Data excerpts
──────

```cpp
template <int L, int M4, bool SOFTMAX, class... Rng>
__global__ __launch_bounds__(256) void k_composite2(CompositeArgs a, const Rng... rng)
{
    constexpr bool RNG = sizeof...(Rng) > 0;
    extern __shared__ __attribute__((aligned(16))) uint32_t s_hist[];
    constexpr int M = 4 * M4;
    RayLanes<L, M4> rl(a.R);
    const int wave = threadIdx.x >> 6;
    const int N = a.N, q = rl.q, i0 = rl.i0;
    const int CK = a.C + a.K;
    const int nq = 3 + CK;
    uint32_t* hist = s_hist + ((size_t)wave * rl.RPW + rl.g) * CK;
    const int64_t sc = a.stride_c;
    PnrRngKey key;
    if constexpr (RNG) key = pnr_rng_key(rng...);

    const int64_t first = ((int64_t)blockIdx.x * blockDim.x + threadIdx.x) >> 6;
    const int64_t step = ((int64_t)gridDim.x * blockDim.x) >> 6;
    for (int64_t grp = first; grp < rl.n_groups; grp += step) {
        rl.at(grp, a.R, N);
        const int64_t ray = rl.ray, s0 = rl.s0;
        const bool (&act)[M4] = rl.act;
        const bool writer = rl.valid && q == 0;

        float zz[M], w[M];
        ld_row<M4>(a.z + s0, act, zz);
        ld_row<M4>(a.raw + 3 * sc + s0, act, w);
        float nxt[CMP2_UB][M];
#pragma unroll
        for (int j = 0; j < CMP2_UB; ++j) {
            if (j < nq) ld_row<M4>(a.raw + (int64_t)(j < 3 ? j : j + 1) * sc + s0, act, nxt[j]);
        }
#pragma unroll
        for (int j = 0; j < M4; ++j)
            add_sigma_noise4<RNG>(w + 4 * j, act[j], key, (uint32_t)ray, (uint32_t)((i0 >> 2) + j), a.noise, a.noise + s0 + 4 * j);
        const float dn = ray_dir_norm(a.rays, rl.rayc);
        const float znext = dpp_or<0x101>(zz[0], 0.0f);
        float alpha[M], Tl[M];
        float P = alpha_chain<M>(zz, znext, w, i0, N, dn, alpha, Tl);
        if (!act[0]) P = 1.0f;
        const float excl = scan_excl_dpp<L>(P, q);
        float accp = 0.0f, depp = 0.0f;
#pragma unroll
        for (int k = 0; k < M; ++k) {
            w[k] = act[k >> 2] ? (alpha[k] * Tl[k]) * excl : 0.0f;
            accp += w[k];
            depp = fmaf(w[k], zz[k], depp);
        }
        if (a.weights) {
#pragma unroll
            for (int j = 0; j < M4; ++j) st4(a.weights + s0 + 4 * j, w + 4 * j, act[j]);
        }
        const float accv = group_sum<L>(accp);
        const float depv = group_sum<L>(depp);
        if (writer) {
            if (a.depth) a.depth[ray] = depv;
            if (a.acc) a.acc[ray] = accv;
        }

        const bool want_fs = a.fix_sem && a.label_sem && a.C, want_fi = a.fix_inst && a.label_inst && a.K;
        if (want_fs || want_fi) {
            hist_zero<L>(hist, q, CK);
#pragma unroll
            for (int j = 0; j < M4; ++j) {
                int ls[4], li[4];
                ld4_labels(a.label_sem + s0 + 4 * j, act[j] && want_fs, ls);
                ld4_labels(a.label_inst + s0 + 4 * j, act[j] && want_fi, li);
#pragma unroll
                for (int k = 0; k < 4; ++k) hist_add(hist, w[4 * j + k], want_fs, ls[k], a.C, want_fi, li[k], a.K);
            }
            if (rl.valid) hist_store<L>(hist, q, ray, want_fs, a.fix_sem, a.C, want_fi, a.fix_inst, a.K);
        }

        float mx_s[SOFTMAX ? M : 1], den_s[SOFTMAX ? M : 1], mx_i[SOFTMAX ? M : 1], den_i[SOFTMAX ? M : 1];
        if constexpr (SOFTMAX) {
            auto field_stats = [&](int nch, int ch0, float (&mx)[M], float (&den)[M]) {
#pragma unroll
                for (int k = 0; k < M; ++k) { mx[k] = -INFINITY; den[k] = 0.0f; }
                for (int c = 0; c < nch; ++c) {
                    float v[M];
                    ld_row<M4>(a.raw + (int64_t)(ch0 + c) * sc + s0, act, v);
#pragma unroll
                    for (int k = 0; k < M; ++k) lse_step(mx[k], den[k], v[k]);
                }
            };
            field_stats(a.C, 4, mx_s, den_s);
            field_stats(a.K, 4 + a.C, mx_i, den_i);
        }

#pragma unroll 1
        for (int q0 = 0; q0 < nq; q0 += CMP2_UB) {
            float r[CMP2_UB];
#pragma unroll
            for (int j = 0; j < CMP2_UB; ++j) {
                const int qq = q0 + j;
                float acc = 0.0f;
#pragma unroll
                for (int k = 0; k < M; ++k) {
                    float v = nxt[j][k];
                    if (qq < 3) v = sigmoid_of(v);
                    else if constexpr (SOFTMAX) {
                        const bool fs = (qq - 3) < a.C;
                        v = softmax_of(v, fs ? mx_s[k] : mx_i[k], fs ? den_s[k] : den_i[k]);
                    }
                    acc = fmaf(w[k], v, acc);
                }
                r[j] = acc;
                const int q2 = qq + CMP2_UB;
                if (q2 < nq) ld_row<M4>(a.raw + (int64_t)(q2 + 1) * sc + s0, act, nxt[j]);
            }
            group_sum_batch<L, CMP2_UB>(r);
            if (writer) store_rows<CMP2_UB>(a, ray, q0, nq, r, accv);
        }
    }
}

static int composite_impl(const float* raw, int64_t raw_stride_s, int64_t raw_stride_c, const float* z, const float* rays,
                          const float* noise, const PnrRngDev* rng, const int32_t* label_sem, const int32_t* label_inst, int64_t n_rays,
                          int n_samples, int n_sem, int n_inst, int sem_mode, int white_bkgd, float* rgb, float* depth, float* acc,
                          float* weights, float* sem, float* inst, float* fix_sem, float* fix_inst, void* stream)
{
    PNR_REQUIRE(n_rays <= 0 || (raw && z && rays), "pnr_composite: null pointer");
    PNR_REQUIRE(n_samples >= 4 && n_samples <= 256 && (n_samples % 4) == 0,
                "pnr_composite: n_samples=%d must be a multiple of 4 in [4,256]", n_samples);
    PNR_REQUIRE(n_sem >= 0 && n_inst >= 0 && (sem_mode == 0 || sem_mode == 1), "pnr_composite: bad field sizes");
    PNR_REQUIRE((((uintptr_t)z) & 15) == 0, "pnr_composite: z must be 16-byte aligned");
    PNR_REQUIRE(!weights || (((uintptr_t)weights) & 15) == 0, "pnr_composite: weights must be 16-byte aligned");
    PNR_REQUIRE((((uintptr_t)noise) & 15) == 0 && (((uintptr_t)label_sem) & 15) == 0 && (((uintptr_t)label_inst) & 15) == 0,
                "pnr_composite: noise / label arrays must be 16-byte aligned");
    if (n_rays <= 0) return PNR_OK;
    CompositeArgs a;
    a.raw = raw; a.stride_s = raw_stride_s; a.stride_c = raw_stride_c; a.z = z; a.rays = rays; a.noise = noise;
    a.label_sem = label_sem; a.label_inst = label_inst; a.R = n_rays; a.N = n_samples; a.C = n_sem; a.K = n_inst;
    a.sem_mode = sem_mode; a.white_bkgd = white_bkgd; a.rgb = rgb; a.depth = depth; a.acc = acc; a.weights = weights;
    a.sem = sem; a.inst = inst; a.fix_sem = fix_sem; a.fix_inst = fix_inst;
    const bool want_fix = (fix_sem && label_sem && n_sem) || (fix_inst && label_inst && n_inst);
    const bool ch_major = raw_stride_s == 1 && (raw_stride_c % 4) == 0 && (((uintptr_t)raw) & 15) == 0;
    hipStream_t st = (hipStream_t)stream;
    auto hist_bytes = [&](int rpw) { return (size_t)4 * rpw * (n_sem + n_inst) * sizeof(uint32_t); };
    auto grid_for = [&](int rpw) { return pnr_grid_cap(((n_rays + rpw - 1) / rpw + 3) / 4, CMP_GRID_PER_CU); };
    if (ch_major && n_samples > 32 && n_samples <= 64 && (!want_fix || hist_bytes(8) <= 48 * 1024)) {
        a.use_hist = want_fix ? 1 : 0;
        const size_t lds = want_fix ? hist_bytes(8) : 0;
        composite_dispatch<8>(8, true, sem_mode, rng, [&](auto L, auto, auto SM, const auto&... r) {
            hipLaunchKernelGGL((k_composite2<decltype(L)::value, 2, decltype(SM)::value, std::decay_t<decltype(r)>...>), dim3(grid_for(8)), dim3(256),
                               lds, st, a, r...);
        });
        PNR_CHECK_LAUNCH("pnr_composite");
        return PNR_OK;
    }
    int sub = 1;
    while (sub < n_samples / 4) sub <<= 1;
    const int rpw = 64 / sub;
    a.use_hist = (want_fix && hist_bytes(rpw) <= 48 * 1024) ? 1 : 0;
    const size_t lds = a.use_hist ? hist_bytes(rpw) : 0;
    composite_dispatch<1, 2, 4, 8, 16, 32, 64>(sub, ch_major, sem_mode, rng, [&](auto S, auto CH, auto SM, const auto&... r) {
        hipLaunchKernelGGL((k_composite<decltype(CH)::value, decltype(S)::value, decltype(SM)::value, std::decay_t<decltype(r)>...>),
                           dim3(grid_for(rpw)), dim3(256), lds, st, a, r...);
    });
    PNR_CHECK_LAUNCH("pnr_composite");
    return PNR_OK;
}

PNR_EXPORT int pnr_composite(const float* raw, int64_t raw_stride_s, int64_t raw_stride_c, const float* z,
                             const float* rays, const float* noise, const int32_t* label_sem,
                             const int32_t* label_inst, int64_t n_rays, int n_samples, int n_sem, int n_inst,
                             int sem_mode, int white_bkgd, float* rgb, float* depth, float* acc, float* weights,
                             float* sem, float* inst, float* fix_sem, float* fix_inst, void* stream)
{
    return composite_impl(raw, raw_stride_s, raw_stride_c, z, rays, noise, nullptr, label_sem, label_inst, n_rays, n_samples, n_sem, n_inst,
                          sem_mode, white_bkgd, rgb, depth, acc, weights, sem, inst, fix_sem, fix_inst, stream);
}

PNR_EXPORT int pnr_composite_rng(const float* raw, int64_t raw_stride_s, int64_t raw_stride_c, const float* z, const float* rays,
                                 const pnr_rng* noise_host, const int32_t* label_sem, const int32_t* label_inst, int64_t n_rays,
                                 int n_samples, int n_sem, int n_inst, int sem_mode, int white_bkgd, float* rgb, float* depth, float* acc,
                                 float* weights, float* sem, float* inst, float* fix_sem, float* fix_inst, void* stream)
{
    PnrRngDev rng;
    const int rc = pnr_rng_check(noise_host, n_rays < 0 ? 0 : n_rays, "pnr_composite_rng", &rng);
    if (rc) return rc;
    PNR_REQUIRE(n_rays <= 0 || (raw_stride_s == 1 && (raw_stride_c % 4) == 0 && (((uintptr_t)raw) & 15) == 0),
                "pnr_composite_rng: channel-major, 16-byte aligned raw images only");
    return composite_impl(raw, raw_stride_s, raw_stride_c, z, rays, nullptr, &rng, label_sem, label_inst, n_rays, n_samples, n_sem, n_inst,
                          sem_mode, white_bkgd, rgb, depth, acc, weights, sem, inst, fix_sem, fix_inst, stream);
}

struct CombineArgs {
    const float* rec; int rec_floats; const float4* ps; const float* z; const int32_t* lab_s; const int32_t* lab_i;
    int64_t R; int N, C, K, white_bkgd;
    float *rgb, *depth, *acc, *weights, *sem, *inst, *fix_sem, *fix_inst;
};

template <bool LOGITS>
__global__ __launch_bounds__(256) void k_composite_combine(CombineArgs a)
{
    __shared__ uint32_t hist_all[4][128];
    const int lane = threadIdx.x & 63, wv = threadIdx.x >> 6;
    const int64_t ray = ((int64_t)blockIdx.x * blockDim.x + threadIdx.x) >> 6;
    if (ray >= a.R) return;
    const int N = a.N, T = N >> 5, RF = a.rec_floats, C = a.C, K = a.K, CK = C + K;
    const float* __restrict__ rec = a.rec + ray * T * RF;
    const float4* __restrict__ ps = a.ps + ray * N;
    const float* __restrict__ zr = a.z + ray * N;
    const bool want_s = a.lab_s && a.fix_sem && C, want_i = a.lab_i && a.fix_inst && K;
    const int32_t* __restrict__ lsr = want_s ? a.lab_s + ray * N : nullptr;
    const int32_t* __restrict__ lir = want_i ? a.lab_i + ray * N : nullptr;
    float q[8];
#pragma unroll
    for (int k = 0; k < 8; ++k) q[k] = k < T ? rec[k * RF] : 1.0f;
    float4 pv[4];
    float zv[4];
    int lsv[4], liv[4];
#pragma unroll
    for (int j = 0; j < 4; ++j) {
        const int i = lane + 64 * j;
        const bool in = i < N;
        pv[j] = in ? ps[i] : float4{0.0f, 0.0f, 0.0f, 0.0f};
        zv[j] = in ? zr[i] : 0.0f;
        lsv[j] = (in && want_s) ? lsr[i] : -1;
        liv[j] = (in && want_i) ? lir[i] : -1;
    }
    float lg[2][8];
#pragma unroll
    for (int h = 0; h < 2; ++h)
#pragma unroll
        for (int k = 0; k < 8; ++k) lg[h][k] = (LOGITS && k < T && lane + 64 * h < CK) ? rec[k * RF + PNR_FUSE_REC_LOGITS + lane + 64 * h] : 0.0f;
    float Tk[8];
    float t = 1.0f;
#pragma unroll
    for (int k = 0; k < 8; ++k) {
        Tk[k] = t;
        if (k < T) t *= q[k];
    }
    uint32_t* hist = hist_all[wv];
    if (want_s || want_i) hist_zero<64>(hist, lane, CK);
    float r5[5] = {0.0f, 0.0f, 0.0f, 0.0f, 0.0f};
#pragma unroll
    for (int j = 0; j < 4; ++j) {
        const int i = lane + 64 * j;
        if (i < N) {
            const float4 p = pv[j];
            float tk = Tk[0];
#pragma unroll
            for (int k = 1; k < 8; ++k) tk = (i >> 5) == k ? Tk[k] : tk;
            const float w = tk * p.x;
            r5[0] += w;
            r5[1] = fmaf(w, zv[j], r5[1]);
            r5[2] = fmaf(w, sigmoid_of(p.y), r5[2]);
            r5[3] = fmaf(w, sigmoid_of(p.z), r5[3]);
            r5[4] = fmaf(w, sigmoid_of(p.w), r5[4]);
            if (a.weights) a.weights[ray * N + i] = w;
            if (want_s || want_i) hist_add(hist, w, want_s, lsv[j], C, want_i, liv[j], K);
        }
    }
    group_sum_batch<64, 5>(r5);
    if (lane == 0) {
        if (a.acc) a.acc[ray] = r5[0];
        if (a.depth) a.depth[ray] = r5[1];
    }
    if (lane < 3 && a.rgb) {
        const float v = lane == 0 ? r5[2] : lane == 1 ? r5[3] : r5[4];
        a.rgb[ray * 3 + lane] = a.white_bkgd ? v + (1.0f - r5[0]) : v;
    }
#pragma unroll
    for (int h = 0; h < 2; ++h) {
        const int c = lane + 64 * h;
        if (c >= CK) continue;
        if constexpr (LOGITS) {
            float v = 0.0f;
#pragma unroll
            for (int k = 0; k < 8; ++k) if (k < T) v = fmaf(Tk[k], lg[h][k], v);
            if (c < C) { if (a.sem) a.sem[ray * C + c] = v; }
            else if (a.inst) a.inst[ray * K + (c - C)] = v;
        }
        if (c < C) { if (want_s) a.fix_sem[ray * C + c] = hist_read(hist, c); }
        else if (want_i) a.fix_inst[ray * K + (c - C)] = hist_read(hist, c);
    }
}

int pnr_composite_combine_launch(const float* rec, int rec_floats, bool logit_sums, const float4* ps, const float* z,
                                 const int32_t* label_sem, const int32_t* label_inst, int64_t R, int N, int C, int K, int white_bkgd,
                                 float* rgb, float* depth, float* acc, float* weights, float* sem, float* inst, float* fix_sem,
                                 float* fix_inst, hipStream_t st)
{
    CombineArgs a;
    a.rec = rec; a.rec_floats = rec_floats; a.ps = ps; a.z = z; a.lab_s = label_sem; a.lab_i = label_inst;
    a.R = R; a.N = N; a.C = C; a.K = K; a.white_bkgd = white_bkgd;
    a.rgb = rgb; a.depth = depth; a.acc = acc; a.weights = weights; a.sem = sem; a.inst = inst; a.fix_sem = fix_sem; a.fix_inst = fix_inst;
    const int64_t blocks = (R + 3) / 4;
    if (logit_sums) hipLaunchKernelGGL(k_composite_combine<true>, dim3((unsigned)blocks), dim3(256), 0, st, a);
    else hipLaunchKernelGGL(k_composite_combine<false>, dim3((unsigned)blocks), dim3(256), 0, st, a);
    PNR_CHECK_LAUNCH("pnr_mlp_forward_composite (combine)");
    return PNR_OK;
}
```

panopticnerf_amd/csrc/pnr_sampling.hip:

```cpp
#include "pnr_common.h"
#include "pnr_philox.h"
#include "pnr_sampling_dev.h"
#include <stdlib.h>
#include <string.h>

template <class... Rng>
__global__ __launch_bounds__(256) void k_stratified(const float* __restrict__ rays, int64_t R, int N,
                                                     int lindisp, const float* __restrict__ t_rand,
                                                     float* __restrict__ z_out, const Rng... rng)
{
    constexpr bool RNG = sizeof...(Rng) > 0;
    PnrRngKey key;
    if constexpr (RNG) key = pnr_rng_key(rng...);
    const int64_t total = R * N;
    for (int64_t s = (int64_t)blockIdx.x * blockDim.x + threadIdx.x; s < total;
         s += (int64_t)gridDim.x * blockDim.x) {
        const int64_t r = s / N;
        const int i = (int)(s - r * N);
        if constexpr (RNG) {
            const float t = pnr_rng_uniform_at(key, (uint32_t)r, i);
            z_out[s] = strat_sample(rays[r * 8 + 6], rays[r * 8 + 7], i, N, lindisp, &t);
        } else {
            z_out[s] = strat_sample(rays[r * 8 + 6], rays[r * 8 + 7], i, N, lindisp, t_rand ? t_rand + s : nullptr);
        }
    }
}

__global__ __launch_bounds__(256) void k_points(const float* __restrict__ rays, const float* __restrict__ z,
                                                 int64_t R, int N, float* __restrict__ pts)
{
    const int64_t total = R * N * 3;
    for (int64_t e = (int64_t)blockIdx.x * blockDim.x + threadIdx.x; e < total;
         e += (int64_t)gridDim.x * blockDim.x) {
        const int64_t s = e / 3;
        const int a = (int)(e - s * 3);
        const int64_t r = s / N;
        const float m = rays[r * 8 + 3 + a] * z[s];
        pts[e] = rays[r * 8 + a] + m;
    }
}
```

──────

## Your instructions
Search the records for the string "template" and return every line in which it occurs.

## Response to this exercise
template <int L, int M4, bool SOFTMAX, class... Rng>
template <bool LOGITS>
template <class... Rng>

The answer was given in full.